TASK INPUT>
int FeatureExtractor::download_cloud(uint32_t sweep, loamx_cloud* full, uint32_t* ring_size_out) {
  LX_REQUIRE(sweep < nsw_, "sweep index out of range");
  const uint32_t r0 = h_ring_base_[sweep], r1 = h_ring_base_[sweep + 1];
  if (ring_size_out)
    for (uint32_t r = r0; r < r1; r++) ring_size_out[r - r0] = h_ring_off_[r + 1] - h_ring_off_[r];
  if (!full) return LOAMX_OK;
  check_cloud(full, false);
  const uint32_t a = h_pt_base_[sweep], b = h_pt_base_[sweep + 1];
  h_pack_.reserve((size_t)(b - a) + 2);
  if (b > a) LX_HIP(hipMemcpyAsync(h_pack_.p, cloud_.p + a, sizeof(float4) * (b - a), hipMemcpyDeviceToHost, st_));
  LX_HIP(hipStreamSynchronize(st_));
  return unpack_cloud(h_pack_.p, b - a, full);
}

void FeatureExtractor::run_async(bool mirror_offsets) {
  TraceRange trace_range("loamx:features:extract");
  LX_REQUIRE(nsw_ > 0, "run() before upload()");
  LX_HIP(hipSetDevice(device_));
  split_ = mirror_offsets && max_ring_len_ <= LFV_MAX;
  uint32_t* hmir = nullptr;
  if (split_) {
    h_mirror_off_.reserve(n_offsets());
    hmir = h_mirror_off_.p;
    if (!ev_front_) { LX_HIP(hipEventCreateWithFlags(&ev_front_, hipEventDisableTiming)); LX_HIP(hipEventCreateWithFlags(&ev_lf_, hipEventDisableTiming)); }
  }
  const int cr = params.curv_region;
  (void)cr;
  const uint32_t caps[3] = {(uint32_t)(params.max_sharp * params.n_regions), (uint32_t)(params.max_less_sharp * params.n_regions),
                            (uint32_t)(params.max_flat * params.n_regions)};
  const FeatRingLds L = feat_ring_lds(max_ring_len_, params);
  const size_t lds = L.bytes;
  LX_REQUIRE(lds <= FEAT_LDS_MAX, "internal: scan ring too long for the LDS staging of k_feat_ring");
  static const bool force_seq = diag_env("LOAMX_FEAT_SEQUENTIAL") && atoi(diag_env("LOAMX_FEAT_SEQUENTIAL")) != 0;
  if (lds > 64 * 1024)
    LX_HIP(hipFuncSetAttribute((const void*)k_feat_ring, hipFuncAttributeMaxDynamicSharedMemorySize, (int)lds));
  hipLaunchKernelGGL(k_feat_ring, dim3(nring_), dim3(64 * FEAT_WAVES), lds, st_, cloud_.p, ring_off_.p, ring_sweep_base_.p, params, L.flag_bytes, L.nmax,
                     L.sortP, L.nwaves, slots_[0].p, slots_[1].p, slots_[2].p, slot_cnt_[0].p, slot_cnt_[1].p, slot_cnt_[2].p, lf_valid_.p, force_seq ? 1 : 0,
                     h_bad_.p);
  hipLaunchKernelGGL(k_feat_compact, dim3(nring_, 3), dim3(64), 0, st_, slots_[0].p, slots_[1].p, slots_[2].p, slot_cnt_[0].p, slot_cnt_[1].p,
                     slot_cnt_[2].p, caps[0], caps[1], caps[2], out_[0].p, out_[1].p, out_[2].p, offs_.p, sweep_ring_base_.p, nsw_, hmir);
  if (split_) LX_HIP(hipEventRecord(ev_front_, st_));
  const float inv = 1.0f / params.less_flat_leaf;
  if (max_ring_len_ <= LFV_MAX) {
    uint32_t P = 2;
    while (P < max_ring_len_) P <<= 1;
    if ((size_t)P * 24 > 64 * 1024)
      LX_HIP(hipFuncSetAttribute((const void*)k_feat_lf_voxel, hipFuncAttributeMaxDynamicSharedMemorySize, (int)((size_t)P * 24)));
    hipLaunchKernelGGL(k_feat_lf_voxel, dim3(nring_), dim3(LFV_THREADS), (size_t)P * 24, st_, cloud_.p, ring_off_.p, lf_valid_.p, inv, P,
                       lf_slots_.p, lf_cnt_.p);
    hipLaunchKernelGGL(k_feat_lf_compact, dim3(nring_), dim3(256), 0, st_, lf_slots_.p, ring_off_.p, lf_cnt_.p, lf_off_(), lf_out_.p,
                       hmir ? hmir + (size_t)3 * off_stride_ : nullptr);
    if (split_) LX_HIP(hipEventRecord(ev_lf_, st_));
  } else {
    vox_.compute_ijk(cloud_.p, lf_valid_.p, n_, ring_off_.p, nring_, inv, inv);
    vox_.sort_reduce(cloud_.p, lf_valid_.p, n_, ring_off_.p, nring_, lf_out_.p, lf_off_());
  }
#ifdef LOAMX_PROF_FEAT
  {
    unsigned long long ts[8];
    LX_HIP(hipStreamSynchronize(st_));
    LX_HIP(hipMemcpyFromSymbol(ts, HIP_SYMBOL(g_feat_ts), sizeof(ts)));
    fprintf(stderr, "[feat_ring ts, 10ns ticks] load %lld  rank-sort %lld  picks %lld  tail %lld\n", (long long)(ts[1] - ts[0]), (long long)(ts[2] - ts[1]),
            (long long)(ts[3] - ts[2]), (long long)(ts[4] - ts[3]));
  }
#endif
  LX_HIP(hipGetLastError());
}
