diff --git a/sentinel2-landcover-classification_amd/csrc/s2k_api.hip b/sentinel2-landcover-classification_amd/csrc/s2k_api.hip
--- a/sentinel2-landcover-classification_amd/csrc/s2k_api.hip
+++ b/sentinel2-landcover-classification_amd/csrc/s2k_api.hip
@@ -75,6 +75,7 @@
 int launch_tile_quicklook(const S2kOp&, const Ctx&);
 int launch_class_overlay(const S2kOp&, const Ctx&);
 int launch_dw_bwd_chain(const S2kOp*, const Ctx&);
+int launch_dw_fwd_pool(const S2kOp*, const Ctx&);
 int launch_adam(float*, const float*, float*, float*, int64_t, double, double, double, double, double, int, hipStream_t);
 int launch_mfma_selftest(const float*, const float*, float*, hipStream_t);
 int check_mae_panels(const float*, const float*, const float*, const float*, const double*, unsigned char*, float*, int, int, int, int,
@@ -313,6 +314,36 @@
     return 4;
 }
 
+static int try_dw_fwd_pool(const S2kOp* ops, int i, int end, const Ctx& c, int* rc) {
+    if (!(ops[i].flags & S2K_FLAG_FWD_CHAIN) || i + 1 >= end) return 0;
+    const S2kOp &dw = ops[i], &sp = ops[i + 1];
+    if (dw.kind != S2K_OP_DWCONV_FWD || sp.kind != S2K_OP_SE_POOL) return 0;
+    if ((dw.flags | sp.flags) & (S2K_FLAG_SIDE | S2K_FLAG_BF16 | S2K_FLAG_SPLIT)) return 0;
+    const int64_t y = dw.t[S2K_DWCONV_FWD_T_Y], st = dw.t[S2K_DWCONV_FWD_T_STATS];
+    if (y < 0 || st < 0 || dw.t[S2K_DWCONV_FWD_T_X] < 0 || dw.t[S2K_DWCONV_FWD_T_BNV] < 0 || dw.t[S2K_DWCONV_FWD_T_WT] < 0 ||
+        sp.t[S2K_SE_POOL_T_Y] != y || sp.t[S2K_SE_POOL_T_FSTATS] != st || sp.t[S2K_SE_POOL_T_BNV] < 0 || sp.t[S2K_SE_POOL_T_POOL] < 0) return 0;
+    for (int k = S2K_SE_POOL_T_FGAMMA; k <= S2K_SE_POOL_T_FRV; ++k)
+        if (sp.t[k] < 0) return 0;
+    const int B = dw.d[S2K_DWCONV_FWD_D_B], C = dw.d[S2K_DWCONV_FWD_D_C], H = dw.d[S2K_DWCONV_FWD_D_H], W = dw.d[S2K_DWCONV_FWD_D_W];
+    const int K = dw.d[S2K_DWCONV_FWD_D_K], nrep = dw.d[S2K_DWCONV_FWD_D_NREP] > 0 ? dw.d[S2K_DWCONV_FWD_D_NREP] : 1;
+    if (B <= 0 || C <= 0 || H != W || (W != 8 && W != 16) || (K != 3 && K != 5) || dw.d[S2K_DWCONV_FWD_D_STRIDE] != 1 ||
+        dw.d[S2K_DWCONV_FWD_D_PAD_T] != (K - 1) / 2 || dw.d[S2K_DWCONV_FWD_D_PAD_L] != (K - 1) / 2 || dw.d[S2K_DWCONV_FWD_D_HO] != H ||
+        dw.d[S2K_DWCONV_FWD_D_WO] != W || dw.d[S2K_DWCONV_FWD_D_PRO] != S2K_PRO_SILU) return 0;
+    if ((int64_t)B * C * H * W * 4 >= 0x7ffffff0ll) return 0;
+    if (sp.d[S2K_SE_POOL_D_B] != B || sp.d[S2K_SE_POOL_D_C] != C || sp.d[S2K_SE_POOL_D_HW] != H * W || sp.d[S2K_SE_POOL_D_PRO] != S2K_PRO_SILU ||
+        (sp.d[S2K_SE_POOL_D_FNREP] > 0 ? sp.d[S2K_SE_POOL_D_FNREP] : 1) != nrep || sp.n[S2K_SE_POOL_N_FCOUNT] != (int64_t)B * H * W) return 0;
+    if (dw.t[S2K_DWCONV_FWD_T_FSTATS] >= 0) {
+        for (int k = S2K_DWCONV_FWD_T_FGAMMA; k <= S2K_DWCONV_FWD_T_FRV; ++k)
+            if (dw.t[k] < 0) return 0;
+        if (dw.n[S2K_DWCONV_FWD_N_FCOUNT] <= 0) return 0;
+    }
+    g_s2k_variant = 0;
+    const int lrc = launch_dw_fwd_pool(&ops[i], c);
+    if (lrc == 1) return 0;
+    *rc = check_launch(lrc, ops[i], i);
+    return 2;
+}
+
 int s2k_program_run(const S2kOp* ops, int begin, int end, void* const* bases, int n_bases, void* stream) {
     if (!ops || !bases || begin < 0 || end < begin) { set_error("program_run: bad arguments"); return S2K_EINVAL; }
     hipStream_t main_st = static_cast<hipStream_t>(stream);
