+__device__ __forceinline__ void rs_hist_add(uint32_t *h, uint32_t key, bool in) {
+  const int lane = threadIdx.x & 63;
+#pragma unroll
+  for (int p = 0; p < RS_PASSES; ++p) {
+    const uint32_t d = (key >> (p * RS_BITS)) & uint32_t(RS_BINS - 1);
+    const unsigned long long act = __ballot(in);
+    bool rest = false;
+    if (act) {
+      const int first = __ffsll((long long)act) - 1;
+      const uint32_t d0 = uint32_t(__builtin_amdgcn_readlane(int(d), first));
+      const unsigned long long m = __ballot(in && d == d0);
+      if (lane == first) atomicAdd(&h[p * RS_BINS + d0], uint32_t(__popcll(m)));
+      rest = in && d != d0;
+    }
+    if (rest) atomicAdd(&h[p * RS_BINS + d], 1u);
+  }
+}
+template <int THREADS>
+__device__ __forceinline__ void rs_hist_flush(const uint32_t *h, uint32_t *ghist) {
+  for (int b = threadIdx.x; b < RS_PASSES * RS_BINS; b += THREADS) {
+    const uint32_t v = h[b];
+    if (v) atomicAdd(&ghist[b], v);
+  }
+}
+#endif
+
+}
diff --git a/lio-mapping_amd/csrc/radix_sort.hip b/lio-mapping_amd/csrc/radix_sort.hip
--- /dev/null
+++ b/lio-mapping_amd/csrc/radix_sort.hip
@@ -0,0 +1,304 @@
+#include <hip/hip_runtime.h>
+
+#include <algorithm>
+
+#include "radix_sort.h"
+
+namespace lio {
+
+#define RS_WINDOW 16
+#define RS_SPIN_LIMIT (1u << 20)
+#define RS_THREADS 1024
+#define RS_ITEMS 4
+#define RS_TILE (RS_THREADS * RS_ITEMS)
+
+__device__ __forceinline__ unsigned long long rs_load(const unsigned long long *p) { return __hip_atomic_load(p, __ATOMIC_RELAXED, __HIP_MEMORY_SCOPE_AGENT); }
+__device__ __forceinline__ void rs_publish(unsigned long long *p, uint32_t tag, uint32_t v) {
+  __hip_atomic_store(p, (static_cast<unsigned long long>(tag) << 32) | v, __ATOMIC_RELAXED, __HIP_MEMORY_SCOPE_AGENT);
+}
+
+__device__ __forceinline__ unsigned long long rs_take_ticket(unsigned long long *ticket, int ntiles) {
+  const unsigned long long t = atomicAdd(ticket, 1ull);
+  if (uint32_t(t) == uint32_t(ntiles - 1)) __hip_atomic_store(ticket, ((t >> 32) + 1ull) << 32, __ATOMIC_RELAXED, __HIP_MEMORY_SCOPE_AGENT);
+  return t;
+}
+
+__device__ uint32_t rs_lookback_lane(const unsigned long long *status, int stride, int tile, uint32_t tag_agg) {
+  const uint32_t tag_inc = tag_agg + 1u;
+  uint32_t sum = 0;
+  int j = tile - 1;
+  unsigned idle = 0;
+  while (j >= 0) {
+    unsigned long long g[RS_WINDOW];
+#pragma unroll
+    for (int k = 0; k < RS_WINDOW; ++k) g[k] = j - k >= 0 ? rs_load(status + size_t(j - k) * stride) : 0ull;
+    int used = 0;
+    bool go = true, fin = false;
+#pragma unroll
+    for (int k = 0; k < RS_WINDOW; ++k) {
+      if (!go) continue;
+      if (j - k < 0) { fin = true; go = false; continue; }
+      const uint32_t tag = uint32_t(g[k] >> 32);
+      if (tag == tag_inc) { sum += uint32_t(g[k]); fin = true; go = false; }
+      else if (tag == tag_agg) { sum += uint32_t(g[k]); ++used; }
+      else go = false;
+    }
+    if (fin) break;
+    j -= used;
+    if (used == 0) {
+      if (++idle > RS_SPIN_LIMIT) break;
+      __builtin_amdgcn_s_sleep(1);
+    }
+  }
+  return sum;
+}
+
+template <int THREADS, int ITEMS>
+__global__ void __launch_bounds__(THREADS) k_rs_pass(const uint32_t *__restrict__ keys_in, const uint32_t *__restrict__ vals_in, uint32_t *__restrict__ keys_out,
+                                                     uint32_t *__restrict__ vals_out, int n, int pass, RadixSortState *st, unsigned long long *status) {
+  constexpr int TILE = THREADS * ITEMS, NW = THREADS / 64;
+  static_assert(THREADS >= RS_BINS && TILE <= 65535, "tile shape");
+  __shared__ uint16_t wh[NW][RS_BINS];
+  __shared__ uint32_t sk[TILE], sv[TILE];
+  __shared__ uint32_t delta[RS_BINS];
+  __shared__ uint32_t wsum[RS_BINS / 64][2];
+  __shared__ unsigned long long s_ticket;
+  __shared__ unsigned s_done;
+  const int tid = threadIdx.x, lane = tid & 63, wave = tid >> 6;
+  const int ntiles = (n + TILE - 1) / TILE;
+  const int shift = pass * RS_BITS;
+  if (tid == 0) s_ticket = rs_take_ticket(&st->ticket, ntiles);
+  for (int e = tid; e < NW * RS_BINS; e += THREADS) (&wh[0][0])[e] = 0;
+  __syncthreads();
+  const int tile = int(uint32_t(s_ticket));
+  if (tile >= ntiles) return;
+  const uint32_t tag_agg = uint32_t(s_ticket >> 32) * 2u + 2u;
+  const int base = tile * TILE + wave * (64 * ITEMS) + lane;
+  const uint32_t gcnt = tid < RS_BINS ? st->hist[pass][tid] : 0u;
+  uint32_t key[ITEMS], val[ITEMS], loc[ITEMS];
+#pragma unroll
+  for (int r = 0; r < ITEMS; ++r) {
+    const int i = base + r * 64;
+    const bool in = i < n;
+    key[r] = in ? keys_in[i] : 0u;
+    val[r] = in ? (vals_in ? vals_in[i] : uint32_t(i)) : 0u;
+  }
+#pragma unroll
+  for (int r = 0; r < ITEMS; ++r) loc[r] = wave_rank_digit(wh[wave], (key[r] >> shift) & uint32_t(RS_BINS - 1), RS_BITS, base + r * 64 < n);
+  __syncthreads();
+  uint32_t tot = 0;
+  if (tid < RS_BINS) {
+#pragma unroll
+    for (int w = 0; w < NW; ++w) tot += wh[w][tid];
+    rs_publish(status + size_t(tile) * RS_BINS + tid, tile == 0 ? tag_agg + 1u : tag_agg, tot);
+  }
+  uint32_t a = tot, b = gcnt;
+#pragma unroll
+  for (int o = 1; o < 64; o <<= 1) {
+    const uint32_t ta = __shfl_up(a, o, 64), tb = __shfl_up(b, o, 64);
+    if (lane >= o) { a += ta; b += tb; }
+  }
+  if (tid < RS_BINS && lane == 63) { wsum[wave][0] = a; wsum[wave][1] = b; }
+  __syncthreads();
+  if (tid < RS_BINS) {
+    uint32_t lstart = a - tot, gstart = b - gcnt;
+    for (int w = 0; w < wave; ++w) { lstart += wsum[w][0]; gstart += wsum[w][1]; }
+    uint32_t l = lstart;
+#pragma unroll
+    for (int w = 0; w < NW; ++w) { const uint32_t t = wh[w][tid]; wh[w][tid] = uint16_t(l); l += t; }
+    uint32_t prefix = 0;
+    if (tile > 0) {
+      prefix = rs_lookback_lane(status + tid, RS_BINS, tile, tag_agg);
+      rs_publish(status + size_t(tile) * RS_BINS + tid, tag_agg + 1u, prefix + tot);
+    }
+    delta[tid] = gstart + prefix - lstart;
+  }
+  __syncthreads();
+#pragma unroll
+  for (int r = 0; r < ITEMS; ++r) {
+    if (base + r * 64 < n) {
+      const uint32_t lp = uint32_t(wh[wave][(key[r] >> shift) & uint32_t(RS_BINS - 1)]) + loc[r];
+      sk[lp] = key[r]; sv[lp] = val[r];
+    }
+  }
+  __syncthreads();
+  const int tile_n = min(TILE, n - tile * TILE);
+  for (int j = tid; j < tile_n; j += THREADS) {
+    const uint32_t k = sk[j];
+    const uint32_t pos = delta[(k >> shift) & uint32_t(RS_BINS - 1)] + uint32_t(j);
+    if (pos < uint32_t(n)) { keys_out[pos] = k; vals_out[pos] = sv[j]; }
+  }
+  if (pass == RS_PASSES - 1) {
+    __syncthreads();
+    if (tid == 0) s_done = atomicAdd(&st->done, 1u);
+    __syncthreads();
+    if (s_done == uint32_t(ntiles - 1)) {
+      for (int e = tid; e < RS_PASSES * RS_BINS; e += THREADS) (&st->hist[0][0])[e] = 0u;
+      if (tid == 0) st->done = 0u;
+    }
+  }
+}
+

DIRECTIONS FOR THIS TASK>
A single number is the whole answer: how many lines in the entries hold the word "hipEventRecord".

YOUR RESPONSE>
2